▶ _Your task_
For the entries below, state how many lines include the string "setmaxnreg", and write nothing besides that number.

----------------------------------------

diff --git a/gtsfm_b200/csrc/lightglue.cu b/gtsfm_b200/csrc/lightglue.cu
--- a/gtsfm_b200/csrc/lightglue.cu
+++ b/gtsfm_b200/csrc/lightglue.cu
@@ -486,10 +486,11 @@
   }
 }
 
-__global__ void __launch_bounds__(1024) k_lg_filter(const float* __restrict__ best0, const int* __restrict__ a0,
-                                                     const int* __restrict__ a1, int m, float th, const int* __restrict__ ind0,
-                                                     const int* __restrict__ ind1, long long* __restrict__ out,
-                                                     float* __restrict__ outs, int* __restrict__ count) {
+struct LgStats {
+  float *max, *log, *lsg;
+};
+__device__ void lg_filter_block(const float* best0, const int* a0, const int* a1, int m, float th, const int* ind0, const int* ind1,
+                                long long* __restrict__ out, float* __restrict__ outs, int* __restrict__ count) {
   __shared__ int wtot[32];
   __shared__ int carry;
   if (threadIdx.x == 0) carry = 0;
@@ -531,11 +532,328 @@
   }
   if (threadIdx.x == 0) *count = carry;
 }
-
-
-struct LgStats {
-  float *max, *log, *lsg;
-};
+__global__ void __launch_bounds__(1024) k_lg_filter(const float* __restrict__ best0, const int* __restrict__ a0,
+                                                     const int* __restrict__ a1, int m, float th, const int* __restrict__ ind0,
+                                                     const int* __restrict__ ind1, long long* __restrict__ out,
+                                                     float* __restrict__ outs, int* __restrict__ count) {
+  lg_filter_block(best0, a0, a1, m, th, ind0, ind1, out, outs, count);
+}
+
+constexpr int LA_THREADS = 384;
+constexpr int LA_KC = D / GW_K;
+constexpr int LA_A_BYTES = LA_KC * 2 * GW_A_BYTES;
+constexpr int LA_B_BYTES = 2 * GW_B_BYTES;
+constexpr int LA_STAGES = 3;
+constexpr int LA_WPART = 2 * 8 * GW_N;
+constexpr size_t LA_SMEM = LA_A_BYTES + LA_STAGES * LA_B_BYTES + 1024  + 256 ;
+constexpr float LA_L2E = 1.4426950408889634f;
+
+struct LaPair {
+  int M, N, tiles_n, unit_end;
+  const float *z0, *z1;
+  LgStats r, c;
+  float* best0;
+  int *arg0, *arg1;
+  float2* part;
+  const int *ind0, *ind1;
+  long long* out;
+  float* outs;
+  int* count;
+};
+struct LaMaps {
+  CUtensorMap ah[LG_MAX_PAIRS], al[LG_MAX_PAIRS], bh[LG_MAX_PAIRS], bl[LG_MAX_PAIRS];
+};
+struct LaArgs {
+  LaPair p[LG_MAX_PAIRS];
+  int np, units;
+  float thr;
+  unsigned* cnt;
+  float2* wpart;
+  int* err_flag;
+};
+
+__device__ __forceinline__ void la_bar_consumers() { asm volatile("bar.sync 1, 256;" ::: "memory"); }
+__device__ __forceinline__ bool la_better(float v, int i, float bv, int bi) { return v > bv || (v == bv && i < bi); }
+__device__ __forceinline__ void la_merge(float& m, float& s, float m2, float s2) {
+  const float mx = fmaxf(m, m2);
+  if (mx == -INFINITY) {
+    s = 0.f;
+    return;
+  }
+  const float d = m - m2, e = tc::ex2(-fabsf(d) * LA_L2E);
+  s = d > 0.f ? fmaf(s2, e, s) : fmaf(s, e, s2);
+  m = mx;
+}
+
+template <int H, int B = H>
+__device__ __forceinline__ void la_scatter_stats(float* m, float* s, int lane) {
+  const bool up = lane & B;
+#pragma unroll
+  for (int k = 0; k < H; ++k) {
+    const float m2 = __shfl_xor_sync(0xffffffffu, up ? m[k] : m[k + H], B);
+    const float s2 = __shfl_xor_sync(0xffffffffu, up ? s[k] : s[k + H], B);
+    if (up) m[k] = m[k + H], s[k] = s[k + H];
+    la_merge(m[k], s[k], m2, s2);
+  }
+}
+template <int H, int B = H>
+__device__ __forceinline__ void la_scatter_best(float* v, int* i, int lane) {
+  const bool up = lane & B;
+#pragma unroll
+  for (int k = 0; k < H; ++k) {
+    const float v2 = __shfl_xor_sync(0xffffffffu, up ? v[k] : v[k + H], B);
+    const int i2 = __shfl_xor_sync(0xffffffffu, up ? i[k] : i[k + H], B);
+    if (up) v[k] = v[k + H], i[k] = i[k + H];
+    if (la_better(v2, i2, v[k], i[k])) v[k] = v2, i[k] = i2;
+  }
+}
+
+template <int PASS>
+__global__ void __launch_bounds__(LA_THREADS, 1) k_lg_assign_tc(const __grid_constant__ LaMaps maps, const __grid_constant__ LaArgs g) {
+  extern __shared__ unsigned char la_raw[];
+  __shared__ int la_last;
+  const uint32_t raw = tc::smem_u32(la_raw);
+  const uint32_t smem0 = (raw + 1023u) & ~1023u;
+  unsigned char* sm = la_raw + (smem0 - raw);
+  float2* cpart = g.wpart + (size_t)blockIdx.x * LA_WPART;
+  uint64_t* full = reinterpret_cast<uint64_t*>(sm + LA_A_BYTES + LA_STAGES * LA_B_BYTES);
+  uint64_t* empty = full + LA_STAGES;
+  uint64_t* afull = empty + LA_STAGES;
+  uint64_t* aempty = afull + 1;
+  const int t = threadIdx.x, warp = t >> 5, lane = t & 31;
+  if (t == 0) {
+    for (int s = 0; s < LA_STAGES; ++s) tc::mbar_init(&full[s], 1), tc::mbar_init(&empty[s], 8);
+    tc::mbar_init(afull, 1);
+    tc::mbar_init(aempty, 8);
+    tc::fence_mbar_init();
+  }
+  __syncthreads();
+  bool ok = true;
+  auto decode = [&](int u, int& z, int& m0) {
+    z = 0;
+    while (z + 1 < g.np && u >= g.p[z].unit_end) ++z;
+    m0 = (u - (z ? g.p[z - 1].unit_end : 0)) * GW_M;
+  };
+
+  if (warp >= 8) {
+    asm volatile("setmaxnreg.dec.sync.aligned.u32 40;\n" ::: "memory");
+    if (warp == 8 && lane == 0) {
+      int gk = 0, iu = 0;
+      for (int u = blockIdx.x; u < g.units; u += gridDim.x, ++iu) {
+        int z, m0;
+        decode(u, z, m0);
+        if (iu > 0) ok = tc::mbar_wait(aempty, (iu - 1) & 1) && ok;
+        tc::mbar_expect_tx(afull, LA_A_BYTES);
+        for (int kc = 0; kc < LA_KC; ++kc) {
+          tc::tma_load_2d(smem0 + kc * 2 * GW_A_BYTES, &maps.ah[z], afull, kc * GW_K, m0);
+          tc::tma_load_2d(smem0 + kc * 2 * GW_A_BYTES + GW_A_BYTES, &maps.al[z], afull, kc * GW_K, m0);
+        }
+        for (int tn = 0; tn < g.p[z].tiles_n; ++tn)
+          for (int kc = 0; kc < LA_KC; ++kc, ++gk) {
+            const int s = gk % LA_STAGES;
+            if (gk >= LA_STAGES) ok = tc::mbar_wait(&empty[s], ((gk / LA_STAGES) - 1) & 1) && ok;
+            const uint32_t sB = smem0 + LA_A_BYTES + s * LA_B_BYTES;
+            tc::mbar_expect_tx(&full[s], LA_B_BYTES);
+            tc::tma_load_2d(sB, &maps.bh[z], &full[s], kc * GW_K, tn * GW_N);
+            tc::tma_load_2d(sB + GW_B_BYTES, &maps.bl[z], &full[s], kc * GW_K, tn * GW_N);
+          }
+      }
+    }
+  } else {
+    asm volatile("setmaxnreg.inc.sync.aligned.u32 232;\n" ::: "memory");
+    const int wg = warp >> 2;
+    const int r0 = wg * 64 + (warp & 3) * 16 + (lane >> 2);
+    const int c2 = (lane & 3) * 2;
+    int gk = 0, iu = 0, it = 0;
+    for (int u = blockIdx.x; u < g.units; u += gridDim.x, ++iu) {
+      int z, m0;
+      decode(u, z, m0);
+      const LaPair& pr = g.p[z];
+      const int M = pr.M, N = pr.N, rb = m0 / GW_M;
+      float rv[2], rs[2];
+      int ri[2];
+#pragma unroll
+      for (int h = 0; h < 2; ++h) rv[h] = -INFINITY, rs[h] = 0.f, ri[h] = 0x7fffffff;
+      ok = tc::mbar_wait(afull, iu & 1) && ok;
+      for (int tn = 0; tn < pr.tiles_n; ++tn, ++it) {
+        const int n0 = tn * GW_N;
+        float acc0[64], acc1[64];
+        for (int kc = 0; kc < LA_KC; ++kc, ++gk) {
+          const int s = gk % LA_STAGES;
+          ok = tc::mbar_wait(&full[s], (gk / LA_STAGES) & 1) && ok;
+          const uint32_t aH = smem0 + kc * 2 * GW_A_BYTES + wg * (64 * 128), aL = aH + GW_A_BYTES;
+          const uint32_t bH = smem0 + LA_A_BYTES + s * LA_B_BYTES, bL = bH + GW_B_BYTES;
+          const uint64_t dAh = tc::wg_desc_sw128(aH), dAl = tc::wg_desc_sw128(aL), dBh = tc::wg_desc_sw128(bH), dBl = tc::wg_desc_sw128(bL);
+          tc::wg_fence();
+#pragma unroll
+          for (int ks = 0; ks < GW_K / 16; ++ks) {
+            const uint64_t adv = (uint64_t)(ks * 2);
+            const uint32_t first = (kc == 0 && ks == 0) ? 0u : 1u;
+            tc::wg_ss_n128(acc0, dAh + adv, dBh + adv, first);
+            tc::wg_ss_n128(acc1, dAh + adv, dBl + adv, first);
+            tc::wg_ss_n128(acc1, dAl + adv, dBh + adv, 1u);
+          }
+          tc::wg_commit();
+          if (kc > 0) {
+            tc::wg_wait<1>();
+            if (lane == 0) tc::mbar_arrive(&empty[(gk - 1) % LA_STAGES]);
+          }
+        }
+        tc::wg_wait<0>();
+        if (lane == 0) {
+          tc::mbar_arrive(&empty[(gk - 1) % LA_STAGES]);
+          if (tn == pr.tiles_n - 1) tc::mbar_arrive(aempty);
+        }
+        float* x = acc0;
+#pragma unroll
+        for (int i = 0; i < 64; ++i) x[i] = fmaf(acc1[i], tc::LO_INV, acc0[i]);
+        if (m0 + GW_M > M || n0 + GW_N > N) {
+#pragma unroll
+          for (int i = 0; i < 64; ++i) {
+            const int row = m0 + r0 + 8 * ((i >> 1) & 1), col = n0 + 8 * (i >> 2) + c2 + (i & 1);
+            if (row >= M || col >= N) x[i] = -INFINITY;
+          }
+        }
+        float2* cp = cpart + (it & 1) * 8 * GW_N + warp * GW_N;
+        if (PASS == 1) {
+#pragma unroll
+          for (int h = 0; h < 2; ++h) {
+            float tm = -INFINITY;
+#pragma unroll
+            for (int j = 0; j < 16; ++j) tm = fmaxf(tm, fmaxf(x[4 * j + 2 * h], x[4 * j + 2 * h + 1]));
+            tm = fmaxf(tm, __shfl_xor_sync(0xffffffffu, tm, 1));
+            tm = fmaxf(tm, __shfl_xor_sync(0xffffffffu, tm, 2));
+            const float nm = fmaxf(rv[h], tm);
+            if (nm != -INFINITY) {
+              float ts = 0.f;
+#pragma unroll
+              for (int j = 0; j < 16; ++j)
+                ts += tc::ex2((x[4 * j + 2 * h] - nm) * LA_L2E) + tc::ex2((x[4 * j + 2 * h + 1] - nm) * LA_L2E);
+              rs[h] = fmaf(rs[h], tc::ex2((rv[h] - nm) * LA_L2E), ts);
+              rv[h] = nm;
+            }
+          }
+          float cm[32], cs[32];
+#pragma unroll
+          for (int k = 0; k < 32; ++k) {
+            const float a = x[4 * (k >> 1) + (k & 1)], b = x[4 * (k >> 1) + 2 + (k & 1)];
+            cm[k] = fmaxf(a, b);
+            cs[k] = cm[k] == -INFINITY ? 0.f : 1.f + tc::ex2((fminf(a, b) - cm[k]) * LA_L2E);
+          }
+          la_scatter_stats<16>(cm, cs, lane), la_scatter_stats<8>(cm, cs, lane), la_scatter_stats<4>(cm, cs, lane);
+#pragma unroll
+          for (int q = 0; q < 4; ++q) {
+            const int k = 4 * (lane >> 2) + q;
+            __stcg(cp + 8 * (k >> 1) + c2 + (k & 1), make_float2(cm[q], cs[q]));
+          }
+        } else {
+          float ra[2], rl[2], r2[2];
+#pragma unroll
+          for (int h = 0; h < 2; ++h) {
+            const int row = m0 + r0 + 8 * h;
+            ra[h] = row < M ? __ldg(pr.r.max + row) : 0.f, rl[h] = row < M ? __ldg(pr.r.log + row) : 0.f;
+            r2[h] = row < M ? __ldg(pr.r.lsg + row) : 0.f;
+          }
+#pragma unroll
+          for (int hf = 0; hf < 4; ++hf) {
+            float cv[8];
+            int ci[8];
+#pragma unroll
+            for (int kk = 0; kk < 8; ++kk) {
+              const int k = 8 * hf + kk, j = k >> 1, e = k & 1, col = n0 + 8 * j + c2 + e;
+              const float ca = col < N ? __ldg(pr.c.max + col) : 0.f, cl = col < N ? __ldg(pr.c.log + col) : 0.f;
+              const float c3 = col < N ? __ldg(pr.c.lsg + col) : 0.f;
+              float sc[2];
+#pragma unroll
+              for (int h = 0; h < 2; ++h) {
+                const float v = x[4 * j + 2 * h + e];
+                sc[h] = (((v - ra[h]) - rl[h]) + ((v - ca) - cl)) + (r2[h] + c3);
+                if (sc[h] > rv[h]) rv[h] = sc[h], ri[h] = col;
+              }
+              cv[kk] = sc[0], ci[kk] = m0 + r0;
+              if (sc[1] > sc[0]) cv[kk] = sc[1], ci[kk] = m0 + r0 + 8;
+            }
+            la_scatter_best<4, 16>(cv, ci, lane), la_scatter_best<2, 8>(cv, ci, lane), la_scatter_best<1, 4>(cv, ci, lane);
+            const int k = 8 * hf + (lane >> 2);
+            __stcg(cp + 8 * (k >> 1) + c2 + (k & 1), make_float2(cv[0], __int_as_float(ci[0])));
+          }
+        }
+        la_bar_consumers();
+        if (t < GW_N && n0 + t < N) {
+          const float2* q = cpart + (it & 1) * 8 * GW_N + t;
+          float2 v8[8];
+#pragma unroll
+          for (int w = 0; w < 8; ++w) v8[w] = __ldcg(q + w * GW_N);
+          float2 r = v8[0];
+#pragma unroll
+          for (int w = 1; w < 8; ++w) {
+            const float2 v = v8[w];
+            if (PASS == 1) sk_merge(r.x, r.y, v.x, v.y);
+            else if (v.x > r.x) r = v;
+          }
+          pr.part[(size_t)rb * N + n0 + t] = r;
+        }
+      }
+#pragma unroll
+      for (int h = 0; h < 2; ++h) {
+        const int row = m0 + r0 + 8 * h;
+        if (PASS == 1) {
+          float s = rs[h];
+          s += __shfl_xor_sync(0xffffffffu, s, 1);
+          s += __shfl_xor_sync(0xffffffffu, s, 2);
+          if ((lane & 3) == 0 && row < M) pr.r.max[row] = rv[h], pr.r.log[row] = logf(s), pr.r.lsg[row] = sk_logsigmoid(pr.z0[row]);
+        } else {
+          float bv = rv[h];
+          int bi = ri[h];
+#pragma unroll
+          for (int o = 1; o < 4; o <<= 1) {
+            const float v2 = __shfl_xor_sync(0xffffffffu, bv, o);
+            const int i2 = __shfl_xor_sync(0xffffffffu, bi, o);
+            if (la_better(v2, i2, bv, bi)) bv = v2, bi = i2;
+          }
+          if ((lane & 3) == 0 && row < M) pr.best0[row] = bv, pr.arg0[row] = bi;
+        }
+      }
+      if (PASS == 1) {
+        __threadfence();
+        la_bar_consumers();
+        const int nrb = (M + GW_M - 1) / GW_M;
+        if (t == 0) la_last = atomicAdd(g.cnt + z, 1u) == (unsigned)(nrb - 1);
+        la_bar_consumers();
+        if (la_last) {
+          __threadfence();
+          for (int j = t; j < N; j += 256) {
+            float m = -INFINITY, s = 0.f;
+            for (int r = 0; r < nrb; ++r) {
+              const float2 v = __ldcg(pr.part + (size_t)r * N + j);
+              sk_merge(m, s, v.x, v.y);
+            }
+            pr.c.max[j] = m, pr.c.log[j] = logf(s), pr.c.lsg[j] = sk_logsigmoid(pr.z1[j]);
+          }
+        }
+      }
+    }
+  }
+  if (!ok && g.err_flag) *g.err_flag = 1;
+}
+
+__global__ void __launch_bounds__(1024) k_lg_assign_finish(const __grid_constant__ LaArgs g) {
+  const LaPair& pr = g.p[blockIdx.x];
+  const int nrb = (pr.M + GW_M - 1) / GW_M;
+  for (int j = threadIdx.x; j < pr.N; j += 1024) {
+    float m = -INFINITY;
+    int bi = 0x7fffffff;
+    for (int r = 0; r < nrb; ++r) {
+      const float2 v = pr.part[(size_t)r * pr.N + j];
+      if (v.x > m) m = v.x, bi = __float_as_int(v.y);
+    }
+    pr.arg1[j] = bi == 0x7fffffff ? 0 : bi;
+  }
+  __syncthreads();
+  lg_filter_block(pr.best0, pr.arg0, pr.arg1, pr.M, g.thr, pr.ind0, pr.ind1, pr.out, pr.outs, pr.count);
+}
+
+
 struct LgAssign {
   const float* sim;
   int M, N;
@@ -581,6 +899,59 @@
     B2_CHECK_LAUNCH(ctx);
   }
   B2_LAUNCH(ctx, k_lg_filter, 1, 1024, 0, st, p.best0, p.arg0, p.arg1, M, p.thr, p.ind0, p.ind1, p.out_matches, p.out_scores, p.count);
+  B2_CHECK_LAUNCH(ctx);
+  return B2_OK;
+}
+
+struct LgAssignTc {
+  Pl md0, md1;
+  int M, N;
+  const float *z0, *z1;
+  const int *ind0, *ind1;
+  LgStats r, c;
+  float* best0;
+  int *arg0, *arg1;
+  long long* out_matches;
+  float* out_scores;
+  int* count;
+};
+static int lg_assign_tc(b2_context* ctx, cudaStream_t st, const LgAssignTc* p, int np, float thr, int G, DevBuf& part, DevBuf& cnt,
+                        int* err_flag) {
+  if (np <= 0) return B2_OK;
+  if (np > LG_MAX_PAIRS) return b2_fail(ctx, B2_ERR_ARG, "lg_assign_tc: too many pairs in one launch");
+  if (!tma_encoder()) return b2_fail(ctx, B2_ERR_CUDA, "cuTensorMapEncodeTiled is not available (driver too old?)");
+  static thread_local LaMaps maps;
+  LaArgs a{};
+  size_t part_elems = 0;
+  bool ok = true;
+  double work = 0.0;
+  for (int i = 0; i < np; ++i) {
+    const LgAssignTc& x = p[i];
+    if (x.M <= 0 || x.N <= 0) return b2_fail(ctx, B2_ERR_ARG, "lg_assign_tc: empty pair");
+    ok = ok && tma_map_2d(&maps.ah[i], x.md0.hi, x.M, D, D, GW_M) && tma_map_2d(&maps.al[i], x.md0.lo, x.M, D, D, GW_M);
+    ok = ok && tma_map_2d(&maps.bh[i], x.md1.hi, x.N, D, D, GW_N) && tma_map_2d(&maps.bl[i], x.md1.lo, x.N, D, D, GW_N);
+    a.units += cdiv(x.M, GW_M);
+    a.p[i] = {x.M, x.N, cdiv(x.N, GW_N), a.units, x.z0, x.z1, x.r, x.c, x.best0, x.arg0, x.arg1, nullptr, x.ind0, x.ind1,
+              x.out_matches, x.out_scores, x.count};
+    part_elems += (size_t)cdiv(x.M, GW_M) * x.N;
+    work += 3.0 * 2.0 * x.M * x.N * D;
+  }
+  if (!ok) return b2_fail(ctx, B2_ERR_CUDA, "cuTensorMapEncodeTiled failed (assignment)");
+  const int grid = a.units < G ? a.units : G;
+  B2_CUDA(ctx, part.ensure((part_elems + (size_t)grid * LA_WPART) * sizeof(float2)));
+  B2_CUDA(ctx, cnt.ensure(LG_MAX_PAIRS * sizeof(unsigned)));
+  B2_CUDA(ctx, cudaMemsetAsync(cnt.p, 0, LG_MAX_PAIRS * sizeof(unsigned), st));
+  for (int i = 0, off = 0; i < np; off += cdiv(p[i].M, GW_M) * p[i].N, ++i) a.p[i].part = part.as<float2>() + off;
+  a.np = np, a.thr = thr, a.cnt = cnt.as<unsigned>(), a.wpart = part.as<float2>() + part_elems, a.err_flag = err_flag;
+  B2_CUDA(ctx, cudaFuncSetAttribute(k_lg_assign_tc<1>, cudaFuncAttributeMaxDynamicSharedMemorySize, (int)LA_SMEM));
+  B2_CUDA(ctx, cudaFuncSetAttribute(k_lg_assign_tc<2>, cudaFuncAttributeMaxDynamicSharedMemorySize, (int)LA_SMEM));
+  b2_prof_work(ctx, "k_lg_assign_stats", work);
+  B2_LAUNCH_NAMED(ctx, "k_lg_assign_stats", k_lg_assign_tc<1>, grid, LA_THREADS, LA_SMEM, st, maps, a);
+  B2_CHECK_LAUNCH(ctx);
+  b2_prof_work(ctx, "k_lg_assign_argmax", work);
+  B2_LAUNCH_NAMED(ctx, "k_lg_assign_argmax", k_lg_assign_tc<2>, grid, LA_THREADS, LA_SMEM, st, maps, a);
+  B2_CHECK_LAUNCH(ctx);
+  B2_LAUNCH(ctx, k_lg_assign_finish, np, 1024, 0, st, a);
   B2_CHECK_LAUNCH(ctx);
   return B2_OK;
 }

----------------------------------------

▶ _Task solution_
2